It can get a bit overwhelming especially during pregnancy when you learn all of these new medical terms you’ve never heard of. And some terms being more foreign to you than others if you have a high-risk pregnancy.

Therefore, I wanted to make differentiating baby blues, postpartum anxiety, depression, and psychosis as easy and simple as I can for you while including direct links to resources for further information.

What is postpartum?

The postpartum period is the first 6 weeks after giving birth and can last up to 6 months.

But according to Healthline Parenthood, it’s not uncommon for the first year to feel like a tidal shift.

I’m sure some (or maybe a lot of) women can agree that your mind and body are never the same after having a baby. However, for the sake of breaking down potential postpartum complications- we’re going to say that a woman transitions into the postpartum phase from 6 weeks to a year.

What are baby blues?

Baby blues (or postpartum blues) are mood swings experienced by up to 80% of women that give birth. It’s super common and typically occurs 3 to 5 days after delivery. And can last up to a couple of weeks.
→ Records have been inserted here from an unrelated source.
constexpr int SP_WAVES = 8, SP_THREADS = 64 * SP_WAVES;
constexpr int SP_LAG = 12;
constexpr int SP_RES0 = 2, SP_NRES = 2;
constexpr int SP_RS0 = SP_RES0 + SP_NRES, SP_TABLES = SP_WAVES - SP_RS0;
constexpr int SP_W_VERIFY = 4;
__device__ __forceinline__ int sp_reserve_index(int wv) { return wv == 2 ? 0 : wv == 3 ? 1 : -1; }
__device__ __forceinline__ int sp_rescore_index(int wv) { return wv == 1 ? 0 : wv >= 5 ? wv - 4 : -1; }
constexpr int SP_JOBQ = 24;
constexpr int SP_HASH = 128;
static_assert(SP_HASH >= MAX_BATCH && (SP_HASH & (SP_HASH - 1)) == 0,
              "the node -> slot hash must hold every dirty slot (its insertion probes until a free entry)");
constexpr int SP_FRESH = 1, SP_FITERR = 2, SP_SLOW = 4, SP_OFFSHARD = 8;
constexpr int SP_PRED_GE = 16, SP_PRED_GT = 32;
constexpr uint32_t SP_SPIN_LIMIT = 1u << 24;
constexpr int SP_NST = 62, SP_STRIDE = 64;
constexpr int16_t SO_UNKNOWN = -2;
constexpr int16_t SO_UNLISTED = -3;

// ... 146 lines not shown
  int32_t* hkey = L.hkey;
  int16_t* hval = L.hval;
  Job* jobq = L.jobq;

  const uint64_t rt0 = __builtin_amdgcn_s_memrealtime();
  if (a.prev && a.prev[1] != 1) {
    if (tid == 0) { a.committed[0] = -1; a.committed[1] = 0; a.committed[3] = 0; a.committed[4] = 0; }
    return;
  }
  if (a.xerr && a.xerr[0]) {
    if (tid == 0) { a.committed[0] = 0; a.committed[1] = 0; a.committed[2] = 0; a.committed[3] = COMMIT_ERR_XTAG; a.committed[4] = 0; }
    return;
  }
  for (int i = tid; i < B; i += SP_THREADS) {
    pods(i) = a.pods[i];
    done_ver[i] = -1;
    has_row[i] = 0;
    rescored[i] = 0;
    jobs_left[i] = 0;
    jobs_all[i] = 0;
    resv[i] = 0;
  }
  for (int i = tid; i < SP_HASH; i += SP_THREADS) { hkey[i] = -1; hval[i] = -1; }
  for (int i = tid; i < B; i += SP_THREADS) tiebreak_records(a.seed, a.seq[i], a.tb + (size_t)i * TB_N);
  if (tid == 0) {
    s_decided = 0; s_stop = 0; s_parked = 0; s_finish = 0; s_cut_at = -1; s_err = 0; s_werr = 0;
    for (int k = 0; k < SP_NRES; ++k) { s_jq_head[k] = 0; s_jq_tail[k] = 0; }
    s_verified = 0; s_rb_req = 0; s_end_at = B; s_vend = -1; s_vcut = 0;
    s_committed = 0; s_hostcut = 0; s_nd = 0;
    s_snap = 0; s_prep_done = 0; s_reprep = 0;
  }
  __syncthreads();


  auto load_hdr = [&](int p, Hdr& o) {
    const LevelHdr* h = hdr_ptr(a, 0, p);
    const LevelExt* x = reinterpret_cast<const LevelExt*>(a.xbase + (size_t)a.bmax * LCAP * 4 +
                                                          (size_t)a.bmax * sizeof(LevelHdr)) + p;
    o.nlev = x->nlev;
    o.feas = h->feasible;
    o.next = x->next;
    o.hs = lane < MAXLEV ? h->score[lane] : lane < LEVALL ? x->score[lane - MAXLEV] : -1;
    o.hc = lane < MAXLEV ? h->count[lane] : lane < LEVALL ? x->count[lane - MAXLEV] : 0;
    o.lh = list_ptr(a, 0, p)[lane];
    o.tbv = a.tb[(size_t)p * TB_N + (lane & (TB_N - 1))];
  };
  auto tb_pos = [&](int p, int32_t tbv, int64_t T) -> int64_t {
// ... 1362 lines not shown
      for (int i = lane; i < (int)(sizeof(CpuStateDev) / 8); i += 64) d2[i] = s2[i];
      WAVE_FENCE();
    }
  }
  __syncthreads();
  const int nd = s_err ? 0 : s_nd, committed = s_err ? 0 : s_committed;
  for (int e = tid; e < nd * ROW_I64; e += SP_THREADS) {
    const int s = e / ROW_I64, j = e % ROW_I64;
    if (has_row[s] && row_word_mutable(j)) m.c64(kRowCol[j])[drows[s].node] = reinterpret_cast<const int64_t*>(&drows[s])[j];
  }
  for (int s = tid; s < nd; s += SP_THREADS)
    if (has_row[s]) m.c32(C_FREE_PODS)[drows[s].node] = drows[s].free_pods;
  constexpr int NW = 8 + 11 + 11 + 1;
  if (numa_on)
    for (int e = tid; e < nd * NW; e += SP_THREADS) {
      const int sl = e / NW, j = e % NW;
      if (!has_row[sl]) continue;
      const uint32_t node = drows[sl].node;
      if (j < 8) m.c64(C_ZRAW_CPU0 + j)[node] = (&drows[sl].nr.zraw_cpu[0])[j];
      else if (j < 19) m.c32(C_NFLAGS2 + (j - 8))[node] = reinterpret_cast<const int32_t*>(&drows[sl].nr.nflags2)[j - 8];
      else if (j < 30) m.c64(C_CPU_UN0 + (j - 19))[node] = reinterpret_cast<const int64_t*>(&cst[sl])[j - 19];
      else m.c32(C_CPU_META)[node] = (int32_t)cst[sl].meta;
    }
  for (int i = tid; i < committed; i += SP_THREADS) a.out[i].feasible = (uint32_t)final_F[i];
  if (ST && lane == 0)
    for (int i = 0; i < SP_NST; ++i)
      if (st_acc[i])
        atomicAdd(reinterpret_cast<unsigned long long*>(&a.stamps[wv * SP_STRIDE + i]), (unsigned long long)st_acc[i]);
  if (tid == 0) {
    a.committed[0] = committed;
    a.committed[1] = (committed == B && !s_hostcut && !s_err) ? 1 : 0;
    a.committed[2] = s_endwhy;
    a.committed[3] = s_err;
    a.committed[4] = (int32_t)(__builtin_amdgcn_s_memrealtime() - rt0);
  }
}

If the baby blues symptoms go beyond 2 weeks, it may be more serious like postpartum depression.

Along with the hormonal fluctuation during and after pregnancy, adjustments that come with having a new baby like sleep and routine disturbances along with emotions from childbirth can affect the way a new mom feels.

Baby Blues Symptoms

A mom experiencing the “baby blues” can feel:

  • anxious
  • restless
  • disappointed
  • irritable
  • impatient
  • sad
  • fatigue

Another common symptom is crying for no reason along with any mood changes.


Get as much sleep as you can. And if you feel like that’s impossible to do- I’d reach out to a friend or family for help.

Other ways to make yourself feel better when you’re down with the “baby blues” is to take a walk outside, eat your favorite foods, do something you enjoy doing, and talk to a friend.

What is postpartum anxiety?

Postpartum anxiety is basically when you’re overly worried about everything after giving birth. It’s similar to regular anxiety.

However, postpartum anxiety is more related to being a new parent and having a baby.

Postpartum Anxiety Symptoms

Whattoexpect.com lists postpartum anxiety symptoms as having:

  • dread or sense of danger
  • insomnia
  • trouble staying asleep
  • excessive worrying
  • persistently feeling you’re on edge
  • overwhelming sense of burden, stress, and concern about being a good parent


It’s important for you to talk to your doctor if sleep, exercising, extracurricular activities, or talking to a friend or family doesn’t work.

Your symptoms might worsen until you get professional treatment like therapy or counseling, or getting on anti-anxiety medication.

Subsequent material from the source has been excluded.